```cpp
template <bool STATS, bool PHASE = false>
__global__ void __launch_bounds__(256, 1) wconv3_kernel(const C3Params p) {
  using G = WGeo;
  constexpr int NT = PHASE ? 4 : 9;
  constexpr int NW = G::NW, TM = G::TM, TN = G::TN, BN = G::BN, PW = G::PW, NR = G::NRING;
  constexpr int WP = (BN / 8) / NW;
  constexpr int PP = (G::PIECES + NW - 1) / NW;
  constexpr int EROW = G::EROW;
  static_assert((BN / 8) % NW == 0, "weight pieces split evenly over the waves");
  extern __shared__ __attribute__((aligned(16))) char smem[];
  char* const wring = smem;
  char* const patches = smem + NR * G::W_BYTES;

  const int tid = threadIdx.x;
  const int wave = __builtin_amdgcn_readfirstlane(tid >> 6);
  const int lane = tid & 63;
  const int l31 = lane & 31;
  const int hi = lane >> 5;
  const int l3 = lane >> 3;
  const int pslot = lane & 7;
  const int row0 = wave * (TM * 32);
  const int swz_w = (l31 >> 1) & 7;
  const int w_frag_row = l31 * ROW_BYTES;

  const int unit = range_index(blockIdx.x, p.G);
  if (unit >= p.tiles * p.splitk * (PHASE ? 4 : 1)) return;
  const int phase = PHASE ? unit / (p.tiles * p.splitk) : 0;
  const int pha = phase >> 1, phb = phase & 1;
  const int ptile = unit / p.splitk;
  const int slice = unit - ptile * p.splitk;
  const int tile = ptile - phase * p.tiles;
  int tile_m, n0;
  {
    const int per_block = p.tiles_m * p.n_block;
    const int blk = tile / per_block;
    const int r = tile - blk * per_block;
    int nbw = p.tiles_n - blk * p.n_block;
    if (nbw > p.n_block) nbw = p.n_block;
    tile_m = r / nbw;
    n0 = (blk * p.n_block + (r - tile_m * nbw)) * BN;
  }
  const int per_img = p.tiles_x * p.tiles_y;
  const int b = tile_m / per_img;
  const int rt = tile_m - b * per_img;
  const int ty = rt / p.tiles_x;
  const int y0 = ty * G::TH, x0 = (rt - ty * p.tiles_x) * G::TW;
  const int c0 = slice * p.ch_per;
  int c1 = c0 + p.ch_per;
  if (c1 > p.chunks) c1 = p.chunks;

  const __amdgpu_buffer_rsrc_t rsrc_a = __builtin_amdgcn_make_buffer_rsrc(const_cast<uint16_t*>(p.a), 0, p.a_bytes, 0x00020000);
  const __amdgpu_buffer_rsrc_t rsrc_w =
      __builtin_amdgcn_make_buffer_rsrc(const_cast<uint16_t*>(p.w) + (PHASE ? (long long)phase * p.w_phase : 0LL), 0, p.w_bytes, 0x00020000);
  auto patch_swz = [](int prow, int yy) { return ((prow - 2 * yy) >> 1) & 7; };
  unsigned w_voff[WP], p_voff[PP];
  int p_piece[PP];
#pragma unroll
  for (int i = 0; i < WP; ++i) {
    const int row = (wave + NW * i) * 8 + l3;
    const int kw = (pslot ^ ((row >> 1) & 7)) * 8;
    const int n = n0 + row;
    w_voff[i] = (n < p.N) ? (unsigned)(((long long)n * p.ldw + kw) * 2) : OOB;
  }
#pragma unroll
  for (int i = 0; i < PP; ++i) {
    int idx = wave + NW * i;
    while (idx >= G::PIECES) idx -= NW;
    p_piece[i] = idx;
    const int prow = idx * 8 + l3;
    const int yy = prow / PW;
    const int xx = prow - yy * PW;
    const int gy = y0 + yy - 1, gx = x0 + xx - 1;
    const bool ok = (prow < G::PROWS) && ((unsigned)gy < (unsigned)p.H) && ((unsigned)gx < (unsigned)p.W);
    const int koff = (pslot ^ patch_swz(prow, yy)) * 8;
    p_voff[i] = ok ? (unsigned)(((((long long)b * p.H + gy) * p.W + gx) * p.C + koff) * 2) : OOB;
  }
  int a_prow[TM], a_py[TM];
#pragma unroll
  for (int tm = 0; tm < TM; ++tm) {
    const int ml = row0 + tm * 32 + l31;
    const int py = ml / G::TW, px = ml - py * G::TW;
    a_py[tm] = PHASE ? py + pha : py;
    a_prow[tm] = PHASE ? (py + pha) * PW + px + phb : py * PW + px;
  }
  auto issue_w = [&](int st, int c, int tap) {
    const int soff = (tap * p.C + c * 64) * 2;
    char* wbuf = wring + st * G::W_BYTES;
#pragma unroll
    for (int i = 0; i < WP; ++i) buf_lds16(rsrc_w, wbuf + (wave + NW * i) * 1024, w_voff[i], soff);
  };
  auto issue_patch = [&](int buf, int c) {
    char* pbuf = patches + buf * G::PATCH_BYTES;
#pragma unroll
    for (int i = 0; i < PP; ++i) buf_lds16(rsrc_a, pbuf + p_piece[i] * 1024, p_voff[i], c * 128);
  };

  f32x16 acc[TM][TN];
#pragma unroll
  for (int i = 0; i < TM; ++i)
#pragma unroll
    for (int j = 0; j < TN; ++j)
#pragma unroll
      for (int r = 0; r < 16; ++r) acc[i][j][r] = 0.f;

  constexpr int PPT = PHASE ? 6 : 2, PTAPS = (PP + PPT - 1) / PPT;
  static_assert(PTAPS <= NT - 2, "the next patch is complete two taps before its chunk starts");
  static_assert(NR - 1 < NT, "the ring's prologue stays inside the first chunk");
  auto issue_patch_part = [&](int buf, int c, int part) {
    char* pbuf = patches + buf * G::PATCH_BYTES;
#pragma unroll
    for (int j = 0; j < PPT; ++j) {
      const int i = part * PPT + j;
      if (i < PP) buf_lds16(rsrc_a, pbuf + p_piece[i] * 1024, p_voff[i], c * 128);
    }
  };
  issue_patch(c0 & 1, c0);
#pragma unroll
  for (int j = 0; j < NR - 1; ++j) issue_w(j, c0, j);
  int st = 0;
  for (int c = c0; c < c1; ++c) {
    const int cn = (c + 1 < c1) ? c + 1 : c;
    const char* pbuf = patches + (c & 1) * G::PATCH_BYTES;
    auto tap_body = [&](auto tap_c) {
      constexpr int tap = decltype(tap_c)::value;
      constexpr auto pcount = [](int t) { const int tt = (t + NT) % NT; return tt < PTAPS ? ((tt + 1) * PPT <= PP ? PPT : PP - tt * PPT) : 0; };
      wait_vm<pcount(tap - 2) + WP + pcount(tap - 1)>();
      raw_barrier();
      const int dy = PHASE ? tap >> 1 : tap / 3, dx = PHASE ? tap & 1 : tap - dy * 3;
      const char* wbuf = wring + st * G::W_BYTES;
      int arow[TM], aswz[TM];
#pragma unroll
      for (int t = 0; t < TM; ++t) {
        const int prow = a_prow[t] + dy * PW + dx;
        arow[t] = prow * ROW_BYTES;
        aswz[t] = patch_swz(prow, a_py[t] + dy);
      }
      bf16x8_t fx[2][TM], fw[2][TN];
      auto read_ks = [&](int ks, int slot2) {
        if (UDT_DBG(p.dbg, 3)) return;
#pragma unroll
        for (int t = 0; t < TM; ++t) fx[slot2][t] = lds_read_frag(pbuf + arow[t] + (((ks * 2 + hi) ^ aswz[t]) << 4));
        const int slot = ((ks * 2 + hi) ^ swz_w) << 4;
#pragma unroll
        for (int t = 0; t < TN; ++t) fw[slot2][t] = lds_read_frag(wbuf + w_frag_row + t * 32 * ROW_BYTES + slot);
      };
      read_ks(0, 0);
#pragma unroll
      for (int ks = 0; ks < 4; ++ks) {
        if (ks + 1 < 4) read_ks(ks + 1, (ks + 1) & 1);
        if (ks == 3) {
          const int ahead = tap + NR - 1;
          int s2 = st + NR - 1;
          if (s2 >= NR) s2 -= NR;
          if (!UDT_DBG(p.dbg, 0)) {
            if (ahead < NT) issue_w(s2, c, ahead);
            else issue_w(s2, cn, ahead - NT);
          }
          if constexpr (tap < PTAPS) {
            if (!UDT_DBG(p.dbg, 1)) issue_patch_part((c + 1) & 1, cn, tap);
          }
        }
        if (UDT_DBG(p.dbg, 2)) {
#pragma unroll
          for (int tm = 0; tm < TM; ++tm) asm volatile("" ::"v"(fx[ks & 1][tm]));
#pragma unroll
          for (int tn = 0; tn < TN; ++tn) asm volatile("" ::"v"(fw[ks & 1][tn]));
        } else {
#pragma unroll
          for (int tm = 0; tm < TM; ++tm)
#pragma unroll
            for (int tn = 0; tn < TN; ++tn) acc[tm][tn] = mfma32(fw[ks & 1][tn], fx[ks & 1][tm], acc[tm][tn]);
        }
      }
      __builtin_amdgcn_sched_group_barrier(0x100, TM + TN, 0);
#pragma unroll
      for (int ks = 0; ks < 3; ++ks) {
#pragma unroll
        for (int i = 0; i < TM + TN; ++i) {
          __builtin_amdgcn_sched_group_barrier(0x008, 1, 0);
          __builtin_amdgcn_sched_group_barrier(0x100, 1, 0);
        }
        __builtin_amdgcn_sched_group_barrier(0x008, TM * TN - (TM + TN), 0);
      }
      constexpr int NV = WP + pcount(tap), NVI = NV < TM * TN ? NV : TM * TN;
#pragma unroll
      for (int i = 0; i < NVI; ++i) {
        __builtin_amdgcn_sched_group_barrier(0x008, 1, 0);
        __builtin_amdgcn_sched_group_barrier(0x020, 1, 0);
      }
      if constexpr (NV > NVI) __builtin_amdgcn_sched_group_barrier(0x020, NV - NVI, 0);
      else __builtin_amdgcn_sched_group_barrier(0x008, TM * TN - NV, 0);
      st = (st + 1 == NR) ? 0 : st + 1;
    };
    tap_body(std::integral_constant<int, 0>{}); tap_body(std::integral_constant<int, 1>{}); tap_body(std::integral_constant<int, 2>{});
    tap_body(std::integral_constant<int, 3>{});
    if constexpr (!PHASE) {
      tap_body(std::integral_constant<int, 4>{}); tap_body(std::integral_constant<int, 5>{});
      tap_body(std::integral_constant<int, 6>{}); tap_body(std::integral_constant<int, 7>{}); tap_body(std::integral_constant<int, 8>{});
    }
  }
  constexpr int CPR = TN * 4;
  constexpr int RPI = 64 / CPR;
  constexpr int NIT = (32 + RPI - 1) / RPI;
  const int rl = lane / CPR;
  const int c8 = lane - rl * CPR;
  const int n = n0 + c8 * 8;
  const bool col_ok = (rl < RPI) && (n < p.N);
  long long mrow[TM][NIT];
  bool rok[TM][NIT];
  u32x4 rv[TM][NIT];
#pragma unroll
  for (int tm = 0; tm < TM; ++tm)
#pragma unroll
    for (int i = 0; i < NIT; ++i) {
      const int row = i * RPI + rl;
      rok[tm][i] = col_ok && row < 32;
      const int ml = row0 + tm * 32 + (row < 32 ? row : 0);
      const int py = ml / G::TW, px = ml - py * G::TW;
      mrow[tm][i] = PHASE ? ((long long)b * (2 * p.H) + (2 * (y0 + py) + pha)) * (2 * p.W) + (2 * (x0 + px) + phb)
                          : ((long long)b * p.H + (y0 + py)) * p.W + (x0 + px);
      u32x4 z = {0u, 0u, 0u, 0u};
      rv[tm][i] = z;
      if (p.res && rok[tm][i]) rv[tm][i] = *reinterpret_cast<const u32x4*>(p.res + mrow[tm][i] * p.ldr + n);
    }
  wait_vm<0>();
  raw_barrier();

  if (p.splitk > 1) {
    f32x4* slab = reinterpret_cast<f32x4*>(p.slabs + (long long)unit * (G::TW * G::TH * BN));
#pragma unroll
    for (int tm = 0; tm < TM; ++tm)
#pragma unroll
      for (int tn = 0; tn < TN; ++tn)
#pragma unroll
        for (int q = 0; q < 4; ++q) {
          f32x4 v = {acc[tm][tn][q * 4 + 0], acc[tm][tn][q * 4 + 1], acc[tm][tn][q * 4 + 2], acc[tm][tn][q * 4 + 3]};
          store16_sc1(slab + ((tm * TN + tn) * 4 + q) * 256 + tid, v);
        }
    asm volatile("s_waitcnt vmcnt(0)" ::: "memory");
    __syncthreads();
    int* const bcast = reinterpret_cast<int*>(smem);
    if (tid == 0) {
      const int t = __hip_atomic_fetch_add(p.counters + ptile, 1, __ATOMIC_RELAXED, __HIP_MEMORY_SCOPE_AGENT);
      const int last = (t == p.splitk - 1) ? 1 : 0;
      if (last) {
        __builtin_amdgcn_fence(__ATOMIC_ACQUIRE, "agent");
        __hip_atomic_store(p.counters + ptile, 0, __ATOMIC_RELAXED, __HIP_MEMORY_SCOPE_AGENT);
      }
      *bcast = last;
    }
    __syncthreads();
    const bool last = *bcast != 0;
    __syncthreads();
    if (!last) return;
#pragma unroll
    for (int i = 0; i < TM; ++i)
#pragma unroll
      for (int j = 0; j < TN; ++j)
#pragma unroll
        for (int r = 0; r < 16; ++r) acc[i][j][r] = 0.f;
    for (int s = 0; s < p.splitk; ++s) {
      const f32x4* sl = reinterpret_cast<const f32x4*>(p.slabs + ((long long)ptile * p.splitk + s) * (G::TW * G::TH * BN));
#pragma unroll
      for (int tm = 0; tm < TM; ++tm)
#pragma unroll
        for (int tn = 0; tn < TN; ++tn)
#pragma unroll
          for (int q = 0; q < 4; ++q) {
            const f32x4 v = sl[((tm * TN + tn) * 4 + q) * 256 + tid];
#pragma unroll
            for (int r = 0; r < 4; ++r) acc[tm][tn][q * 4 + r] += v[r];
          }
    }
  }

  char* const wl = smem + wave * (32 * EROW);
  f32x4 b0 = {0.f, 0.f, 0.f, 0.f}, b1 = b0;
  if (col_ok) {
    if (p.bias) {
      b0 = *reinterpret_cast<const f32x4*>(p.bias + n);
      b1 = *reinterpret_cast<const f32x4*>(p.bias + n + 4);
    }
    if (p.rowvec) {
      const float* rvp = p.rowvec + (long long)b * p.ldrv + n;
      const f32x4 r0 = *reinterpret_cast<const f32x4*>(rvp), r1 = *reinterpret_cast<const f32x4*>(rvp + 4);
#pragma unroll
      for (int j = 0; j < 4; ++j) b0[j] += r0[j], b1[j] += r1[j];
    }
  }
  float cs[8], cq[8];
#pragma unroll
  for (int j = 0; j < 8; ++j) cs[j] = cq[j] = 0.f;
#pragma unroll
  for (int tm = 0; tm < TM; ++tm) {
    {
      const int row = l31;
#pragma unroll
      for (int tn = 0; tn < TN; ++tn)
#pragma unroll
        for (int q = 0; q < 4; ++q) {
          const int chunk = (tn * 8 + q * 2 + hi) ^ (row & 7);
          f32x4 v = {acc[tm][tn][q * 4 + 0], acc[tm][tn][q * 4 + 1], acc[tm][tn][q * 4 + 2], acc[tm][tn][q * 4 + 3]};
          *reinterpret_cast<f32x4*>(wl + row * EROW + chunk * 16) = v;
        }
    }
#pragma unroll
    for (int i = 0; i < NIT; ++i) {
      const int row = i * RPI + rl;
      const int rr = row < 32 ? row : 0;
      const char* rp = wl + rr * EROW;
      const int sw = rr & 7;
      const f32x4 v0 = *reinterpret_cast<const f32x4*>(rp + (((2 * c8) ^ sw) << 4));
      const f32x4 v1 = *reinterpret_cast<const f32x4*>(rp + (((2 * c8 + 1) ^ sw) << 4));
      float o[8];
#pragma unroll
      for (int j = 0; j < 4; ++j) {
        o[j] = v0[j] * p.alpha + b0[j];
        o[4 + j] = v1[j] * p.alpha + b1[j];
      }
      if (p.res) {
#pragma unroll
        for (int j = 0; j < 4; ++j) {
          o[2 * j] += bf16_lo(rv[tm][i][j]);
          o[2 * j + 1] += bf16_hi(rv[tm][i][j]);
        }
      }
      if (rok[tm][i]) {
        u32x4 pk = {pack_bf16x2(o[0], o[1]), pack_bf16x2(o[2], o[3]), pack_bf16x2(o[4], o[5]), pack_bf16x2(o[6], o[7])};
        *reinterpret_cast<u32x4*>(p.out + mrow[tm][i] * p.ldo + n) = pk;
        if constexpr (STATS) {
#pragma unroll
          for (int j = 0; j < 4; ++j) {
            const float a = bf16_lo(pk[j]), bb = bf16_hi(pk[j]);
            cs[2 * j] += a; cq[2 * j] += a * a;
            cs[2 * j + 1] += bb; cq[2 * j + 1] += bb * bb;
          }
        }
      }
    }
  }
  if constexpr (STATS) {
    const int slot = (PHASE ? (b * 4 + phase) * per_img + rt : tile_m) * NW + wave;
    wave_colstats<CPR, RPI>(wl, lane, cs, cq, p.colstats + ((long long)slot * p.N + n) * 2, col_ok);
  }
}

}
```
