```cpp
bool da_pw_supported(int K, int N);
size_t da_pw_packed_bytes(int ntaps, int K, int N);
int da_pw_gemm(const float* a, const float* w, int transposed, const float* bias, float* out,
               long long M, int D, int H, int W, int K, int N, int ntaps, int up, int gather,
               void* ws, size_t ws_bytes, hipStream_t st, double* stats_partial = nullptr,
               const float* pro_scale = nullptr, const float* pro_shift = nullptr, float pro_slope = -1.f,
               int a_bf16 = 0, int out_bf16 = 0);
size_t da_pw_wgrad_ws_bytes(long long M, int ntaps, int Cin, int Cout);
int da_pw_wgrad(const float* in, const float* dy, float* dw, long long M, int D, int H, int W, int Cin, int Cout,
                int ntaps, int up, void* ws, size_t ws_bytes, hipStream_t st,
                const float* pro_scale = nullptr, const float* pro_shift = nullptr, float pro_slope = -1.f, int in_bf16 = 0, int dy_bf16 = 0);

int da_bn_bwd_sums(const float* dy, const float* x, const float* mean, const float* rstd, const float* scale, const float* shift, float act_slope,
                   long long M, int C, float* dgamma, float* dbeta, const float** cm_out, void* ws, size_t ws_bytes, hipStream_t st, const double* pre, int pre_n);
bool da_deconv_bn_bwd_supported(int Cin, int Cout);
size_t da_deconv_bn_bwd_ws_bytes(long long M, int Cin, int Cout);
int da_deconv_bn_bwd(const float* gout, const float* y, const float* mean, const float* rstd, const float* scale, const float* shift, const float* cm, float slope,
                     const float* in, const float* w_tio, float* dx, float* dw_tio, float* dbias,
                     long long M, int D, int H, int W, int Cin, int Cout, void* ws, size_t ws_bytes, hipStream_t st);
```

deepatlas_amd/csrc/pointwise_mfma.hip:

```cpp
#include "common.h"
#include "pointwise_internal.h"

typedef float f32x4 __attribute__((ext_vector_type(4)));

namespace {

struct PwP {
    const float* a; const float* wp; const float* bias; float* out;
    long long M;
    int D, H, W;
    int K, Nc;
    int lda, ldo;
    int accum;
    int ntaps, up;
    double* stats; int stats_ld;
    const float* ps; const float* pt; float pslope;
};

__device__ __forceinline__ float pw_act01(float z, float s) { return fmaxf(z, z * s); }

__device__ __forceinline__ long long fine0(long long v, int D, int H, int W) {
    int n, d, h, w; da_vox4(v, D, H, W, n, d, h, w);
    return (((long long)n * (2 * D) + 2 * d) * (2 * H) + 2 * h) * (long long)(2 * W) + 2 * w;
}
__device__ __forceinline__ long long tapoff(int t, int H, int W) {
    return ((long long)(t >> 2) * (2 * H) + ((t >> 1) & 1)) * (2 * W) + (t & 1);
}
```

┄┄┄┄┄┄┄┄┄┄

- _ACTIVITY_
How many lines of these records include the word "void"? Only the number should be written.

- _RESULT_
5